Here’s how I’m thinking of this result right now. Recall that we start with a normal LLM, and then 32,000 times (or whatever) we gradient-update it such that its f(blah) = blah predictions are better.

The starting LLM has (in effect) a ton of information-rich latent variables / representations that comprise the things that the LLM “understands” and can talk about. For example, obviously the concept of “x-176” is a thing that the LLM can work with, answer questions about, and so on. So there has to be something in the guts of the LLM that’s able to somehow represent that concept.

Anyway “f(blah)” doesn’t start out triggering any of these latent representations in particular. (Or, well, it triggers the ones related to how f(blah) is used in internet text, e.g. as a generic math function.) But it does presumably trigger all of them to some tiny random extent. And then each of the 32,000 gradient descent update steps will strengthen the connection between “f(blah)” and the particular “concept” / latent representation / whatever of “x-176”. …Until eventually the fine-tuned LLM is strongly invoking this preexisting “concept” / representation / activation-state / whatever of “x-176”, whenever it sees “f”. And then yeah of course it can answer questions about “f” and so on—we already know that LLMs can do those kinds of things if you activate that same “x-176” concept the old-fashioned way (by writing it in the context window).
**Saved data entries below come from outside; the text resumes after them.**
# a-rtemis99/hpc_suffix_array

Hardware: AMD Instinct MI355X
Metric: suffixes sorted/sec + ms/doubling-round, 1 GiB input at 1/2/4/8 MI355X (higher is better)
Workload: dtype u32

## Files before the change

### hpc_suffix_array_amd/_native.py

```python
from __future__ import annotations

import ctypes
import os
import subprocess

PKG_DIR = os.path.dirname(os.path.abspath(__file__))
LIB_PATH = os.path.join(PKG_DIR, "lib", "libsa_hip.so")
LIB_PATH = os.environ.get("SA_LIB_PATH", LIB_PATH)
CSRC = os.path.join(PKG_DIR, "csrc")

SA_MAX_ROUNDS = 64
KERNEL_KINDS = ["init", "hist_first", "hist_keys", "scan", "scatter_first", "scatter_keys",
                "heads", "heads_scan", "rerank", "seg_count", "seg_scan", "seg_write", "alphabet", "pack",
                "sort_u", "windows", "local_sort", "pivot_keys", "pivot_count", "pivot_write"]
SCHEDULE_PACKED = 0
SCHEDULE_REFERENCE = 1
ROUND1_AUTO = 0
ROUND1_LSD = 1
ROUND1_BUCKETED = 2
SA_K_COUNT = len(KERNEL_KINDS)
FIND_AUTO = 0
FIND_LANE = 1
FIND_WAVE = 2
FIND_LANE_MAX = 3584
FIND_MODES = {"auto": FIND_AUTO, "lane": FIND_LANE, "wave": FIND_WAVE}
BWT_STATS = 258
BWT_TILE = 4096
LOCATE_SA_ORDER = 1
LOCATE_SMALL_CHUNKS = 2
LOCATE_TILE = 2048
LOCATE_ORDERS = {"text": 0, "sa": LOCATE_SA_ORDER}
MEM_INFO = 3
MEM_TOO_MANY = 1
MEM_LANE = 1
MEM_WAVE = 2
MEM_MODES = {"auto": 0, "lane": MEM_LANE, "wave": MEM_WAVE}
LPF_NONE = 0xFFFFFFFF
LZ_TILE = 4096
REP_RIGHT = 0
REP_MAXIMAL = 1
REP_SUPERMAXIMAL = 2
REP_KINDS = {"right": REP_RIGHT, "maximal": REP_MAXIMAL, "supermaximal": REP_SUPERMAXIMAL}
REP_INFO = 2
IBWT_INFO = 3
LF_TILE = 32768
IBWT_S = 64
IBWT_TILE = 16384
FM_INFO = 4
FM_ROWS = (64, 256, 4096)
FM_MAX_SAMPLE = 4096
FM_HEADER = 4096
DOC_NONE = 0xFFFFFFFF
DOC_RANK_ORDER = 1
DOC_TILE = 2048
DOC_GROUP_MAX = 256
DOC_LDS_DOCS = 8192
DOC_ORDERS = {"doc": 0, "rank": DOC_RANK_ORDER}

DROPIN_SYMBOLS = ["create_suffix_array", "destroy_suffix_array", "build_suffix_array",
                  "build_lcp_array", "find_longest_repeated_substring", "is_valid_suffix_array"]
EXT_SYMBOLS = ["sa_context_create", "sa_context_destroy", "sa_context_set_debug", "sa_workspace_bytes", "sa_build_device",
               "sa_build_ex", "sa_check_device", "sa_check", "sa_lcp_device", "sa_lcp", "sa_generate_text_device",
               "sa_alphabet_device", "sa_pack_keys_device", "sa_sort_pairs_device", "sa_scatter_u64_device",
               "sa_gather_u64_device", "sa_running_max_i64_device", "sa_inclusive_sum_i64_device",
               "sa_count_below_u64_device", "sa_select_u8_device",
               "sa_find_device", "sa_find", "sa_find_ex",
               "sa_match_device", "sa_matching_stats_device", "sa_match", "sa_matching_stats",
               "sa_bwt_device", "sa_bwt", "sa_inverse_device", "sa_inverse",
               "sa_locate_device", "sa_locate",
               "sa_mems_device", "sa_mems",
               "sa_lpf_device", "sa_lpf", "sa_lz77_device", "sa_lz77",
               "sa_repeats_device", "sa_repeats",
               "sa_lf_device", "sa_ibwt_device", "sa_lf", "sa_ibwt", "sa_ibwt_ex",
               "sa_fm_index_bytes", "sa_fm_build_device", "sa_fm_count_device", "sa_fm_locate_device",
               "sa_fm_build", "sa_fm_count", "sa_fm_locate",
               "sa_doc_array_device", "sa_doc_of_device", "sa_doc_frequency_device", "sa_doc_list_device",
               "sa_doc_array", "sa_doc_of", "sa_doc_frequency", "sa_doc_list",
               "sa_dist_begin", "sa_dist_cuts", "sa_dist_plan_cuts", "sa_dist_reserve", "sa_dist_release", "sa_dist_round1", "sa_dist_req_count", "sa_dist_req_fill",
               "sa_dist_answer", "sa_dist_refine",
               "sa_last_error", "sa_host_syncs", "sa_device_count", "sa_version", "sa_struct_size"]
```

(To be clear, I don’t think the variable name “f” is an important ingredient here; in fact, I didn’t understand the discussion of why that would ever be expected in the first place. For example, in the mixture-of-functions case, the LLM would be gradually getting tweaked such that an input of the type “User: [number]” activates such-and-such concept in the guts of the LLM. Or in fact, maybe in that case the LLM is getting tweaked such that any input at all activates such-and-such concept in the guts of the LLM!)

(Also, to be clear, I don’t think it’s necessary or important that the LLM has already seen the specific function “x-176” during pretraining. Whether it has seen that or not, the fact remains that I can log in and ask GPT-4 to talk about “x-176” right now, and it can easily do so. So, like I said, there has to be something in the guts of the LLM that’s able to somehow represent that “concept”, and whatever that thing is, fine-tuning gradient descent will eventually tweak the weights such that that thing gets triggered by the input “f(blah)”.) (Indeed, it should be super obvious and uncontroversial to say that LLMs can somehow represent and manipulate “concepts” that were nowhere in the training data—e.g. “Gandalf as a Martian pirate”.)

Anyway, in my mental model spelled out above, I now think your results are unsurprising, and I also think your use of the word “reasoning” seems a bit dubious, unless we’re gonna say that LLMs are “reasoning” every time they output a token, which I personally probably wouldn’t say, but whatever. (I also have long complained about the term “in-context learning” so maybe I’m just a stick-in-the-mud on these kinds of things.)

[not really my area of expertise, sorry if I said anything stupid.]